1. TS-689-ITAT-2017(Mum)
Elder Exim Pvt. Ltd. vs. DCIT
A.Ys: 2008-09 to 2010-11,
Date of Order: 16th August, 2017
Facts
Taxpayer is an Indian company engaged in the business of
manufacturing of spliced decorative veneer in flitch form. During the
assessment year (AY) under consideration, Taxpayer had entered into transaction
of purchase/import of raw-materials with two entities. One of the entities was
a foreign Company FCo and the other was the US branch of another Indian
company, ICo.
AO treated the transactions with the two entities as
‘international transactions’ within the meaning of section 92B of the Act. It
was contended by the AO that both FCo and ICo are Associated Enterprises (AEs)
for the following reasons: (1) 90% of purchases of Taxpayer were from FCo and
the US branch of ICo (2) Taxpayer and FCo had common shareholders/director who
influenced the prices at which the goods were purchased by the Taxpayer.
Taxpayer contended that (a) since there were no common
shareholders/directors of FCo and taxpayer, FCo was not an AE of the Taxpayer.
Thus the transaction with such entity would not qualify as an international
transaction; (b) Moreover, the transaction with US branch of ICo was a
transaction with an Indian entity and hence, did not qualify to be an
international transaction.
AO rejected the claims of the Taxpayer and made adjustment to
the purchase price paid by the Taxpayer by re-determining the arm’s length
price.
Aggrieved by the action of AO, Taxpayer appealed before
CIT(A) who affirmed the order of AO. Subsequently, Taxpayer appealed before the
Tribunal
Held
– International transaction is defined under
the Act as a transaction between two AEs, where either or both of them are
non-residents (NRs).
– The fact
that ICo is an Indian resident is not disputed. Since Taxpayer and ICo are
residents, the transaction between Taxpayer and ICo’s US branch cannot be
characterised as ‘international transaction’ under the Act.
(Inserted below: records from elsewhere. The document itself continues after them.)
template <int D, int FPL, int NS>
int launch_tile(jamd_gmm *g, const float *frames, int T, float *out, hipStream_t st) {
  constexpr int FPB = kWaves * 64 * FPL;
  const int nfb = (T + FPB - 1) / FPB;
  const int nsb = NS;
  const int nstb = (g->S + nsb - 1) / nsb;
  const int grid = xcd_grid(nstb, nfb);
  if constexpr (D == 39 && FPL == 2) {
    if (g->has_null)
      hipLaunchKernelGGL((gmm_tile_ring_kernel<NS, true>), dim3(grid), dim3(64 * kWaves), 0, st,
                         g->d_rec_ring, g->d_st_off_plain, frames, g->eng->d_addlog, out, T, g->S, nsb, nfb,
                         nstb, g->eng->addmin_f);
    else
      hipLaunchKernelGGL((gmm_tile_ring_kernel<NS, false>), dim3(grid), dim3(64 * kWaves), 0, st,
                         g->d_rec_ring, g->d_st_off_plain, frames, g->eng->d_addlog, out, T, g->S, nsb, nfb,
                         nstb, g->eng->addmin_f);
    snprintf(g->last_kernel, sizeof(g->last_kernel), "gmm_tile<D=%d,FPL=%d,NS=%d,ring> grid=%d nsb=%d", D, FPL, NS, grid, nsb);
  } else {
    if (g->has_null)
      hipLaunchKernelGGL((gmm_tile_kernel<D, FPL, NS, true>), dim3(grid), dim3(64 * kWaves), 0, st,
                         g->d_rec, g->d_st_off_plain, frames, g->eng->d_addlog, out, T, g->S, nsb, nfb,
                         nstb, g->eng->addmin_f);
    else
      hipLaunchKernelGGL((gmm_tile_kernel<D, FPL, NS, false>), dim3(grid), dim3(64 * kWaves), 0, st,
                         g->d_rec, g->d_st_off_plain, frames, g->eng->d_addlog, out, T, g->S, nsb, nfb,
                         nstb, g->eng->addmin_f);
    snprintf(g->last_kernel, sizeof(g->last_kernel), "gmm_tile<D=%d,FPL=%d,NS=%d> grid=%d nsb=%d", D, FPL, NS, grid, nsb);
  }
  return JAMD_OK;
}

template <int FPL, int NS>
int launch_tile_generic(jamd_gmm *g, const float *frames, int T, float *out, hipStream_t st) {
  constexpr int FPB = kWaves * 64 * FPL;
  const int nfb = (T + FPB - 1) / FPB;
  const int nsb = NS;
  const int nstb = (g->S + nsb - 1) / nsb;
  const int grid = xcd_grid(nstb, nfb);
  const size_t dyn = sizeof(float) * kWaves * g->D * 64 * FPL;
  const int rc = jamd_reserve_dyn_lds((const void *)gmm_tile_generic_kernel<FPL, NS>, dyn, "GMM outprob");
  if (rc != JAMD_OK) return rc;
  hipLaunchKernelGGL((gmm_tile_generic_kernel<FPL, NS>), dim3(grid), dim3(64 * kWaves), dyn, st,
                     g->d_rec, g->d_st_off_plain, frames, g->eng->d_addlog, out, T, g->S, g->D, g->rec,
                     nsb, nfb, nstb, g->eng->addmin_f);
  snprintf(g->last_kernel, sizeof(g->last_kernel), "gmm_tile_generic<FPL=%d,NS=%d> D=%d grid=%d",
           FPL, NS, g->D, grid);
  return JAMD_OK;
}

constexpr int kNarrowT = 256;
constexpr int kNarrowFB = 8;
template <int D, bool HAS_NULL>
__global__ void __launch_bounds__(64)
gmm_narrow_dens_kernel(const float *__restrict__ rec, const float *__restrict__ frames, float *__restrict__ dens, int T, int E,
                       int nfb, int neb) {
  constexpr int REC = (2 * D + 2 + 3) & ~3;
  int fbk, ebk;
  if (!decode_block(nfb, neb, fbk, ebk)) return;
  const int e = ebk * 64 + threadIdx.x;
  const float4 *__restrict__ r4 = reinterpret_cast<const float4 *>(rec + (size_t)(e < E ? e : E - 1) * REC);
  float r[REC];
#pragma unroll
  for (int q = 0; q < REC / 4; q++) { const float4 v = r4[q]; r[4 * q] = v.x; r[4 * q + 1] = v.y; r[4 * q + 2] = v.z; r[4 * q + 3] = v.w; }
  const float gc = r[2 * D], lw = r[2 * D + 1];
  const bool nulld = HAS_NULL && (gc != gc);
  const int t_end = min(T, (fbk + 1) * kNarrowFB);
  for (int t = fbk * kNarrowFB; t < t_end; t += 2) {
    const float *__restrict__ fa = frames + (size_t)t * D;
    const float *__restrict__ fb = frames + (size_t)(t + 1 < T ? t + 1 : t) * D;
    f2 acc = {gc, gc};
#pragma unroll
    for (int d = 0; d < D; d++) {
      f2 x = f2{fa[d], fb[d]} - f2{r[d], r[d]};
      x = x * x;
      x = x * f2{r[D + d], r[D + d]};
      acc = acc + x;
    }
    f2 s2 = acc * f2{-0.5f, -0.5f};
    if (nulld) s2 = f2{JAMD_LOG_ZERO, JAMD_LOG_ZERO};
    s2 = s2 + f2{lw, lw};
    if (e < E) {
      dens[(size_t)t * E + e] = s2.x;
      if (t + 1 < T) dens[(size_t)(t + 1) * E + e] = s2.y;
    }
  }
}

__global__ void __launch_bounds__(256)
gmm_narrow_lse_kernel(const float *__restrict__ dens, const int *__restrict__ st_off, const float *__restrict__ tbl,
                      float *__restrict__ out, int T, int S, int E, float addmin_f) {
  const int i = blockIdx.x * 256 + threadIdx.x;
  if (i >= T * S) return;
  const int t = i / S, s = i - t * S;
  const int e0 = st_off[s], e1 = st_off[s + 1];
  const float *__restrict__ dr = dens + (size_t)t * E;
  float y = JAMD_LOG_ZERO;
  int e = e1 - 1;
  for (; e - 7 >= e0; e -= 8) {
    float v[8];
#pragma unroll
    for (int q = 0; q < 8; q++) v[q] = dr[e - q];
#pragma unroll
    for (int q = 0; q < 8; q++) y = addlog_step(y, v[q], tbl, addmin_f);
  }
  for (; e >= e0; e--) y = addlog_step(y, dr[e], tbl, addmin_f);
  out[(size_t)t * S + s] = finish_state(y);
}

template <int D>
int launch_narrow(jamd_gmm *g, const float *frames, int T, float *out, hipStream_t st) {
  const int E = g->E_plain;
  int rc = jamd_grow(&g->d_narrow, &g->narrow_cap, sizeof(float) * (size_t)kNarrowT * (size_t)E);
  if (rc != JAMD_OK) return rc;
  const int grid = (E + 63) / 64;
  const int nfb = (T + kNarrowFB - 1) / kNarrowFB;
  const dim3 gr(xcd_grid(grid, nfb));
  if (g->has_null) hipLaunchKernelGGL((gmm_narrow_dens_kernel<D, true>), gr, dim3(64), 0, st, g->d_rec, frames, g->d_narrow, T, E, nfb, grid);
  else hipLaunchKernelGGL((gmm_narrow_dens_kernel<D, false>), gr, dim3(64), 0, st, g->d_rec, frames, g->d_narrow, T, E, nfb, grid);
  hipLaunchKernelGGL(gmm_narrow_lse_kernel, dim3((T * g->S + 255) / 256), dim3(256), 0, st, g->d_narrow, g->d_st_off_plain,
                     g->eng->d_addlog, out, T, g->S, E, g->eng->addmin_f);
  snprintf(g->last_kernel, sizeof(g->last_kernel), "gmm_narrow<D=%d> grid=%d + lse", D, grid);
  return JAMD_OK;
}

– There was no evidence brought on record to
show that Taxpayer and FCo had common shareholders/directors. Further, the
director/shareholders of Taxpayer negotiated the prices of the purchases on
behalf of Taxpayer and not on behalf of FCo.
– Two enterprises are treated as AEs, u/s.
92A(2)(h), if 90% or more of purchases of one enterprise is from the other
enterprise. Thus, the Act requires computation of 90% threshold qua each
enterprise or party. It does not permit aggregation of purchases from different
parties for the purpose of testing the 90% threshold.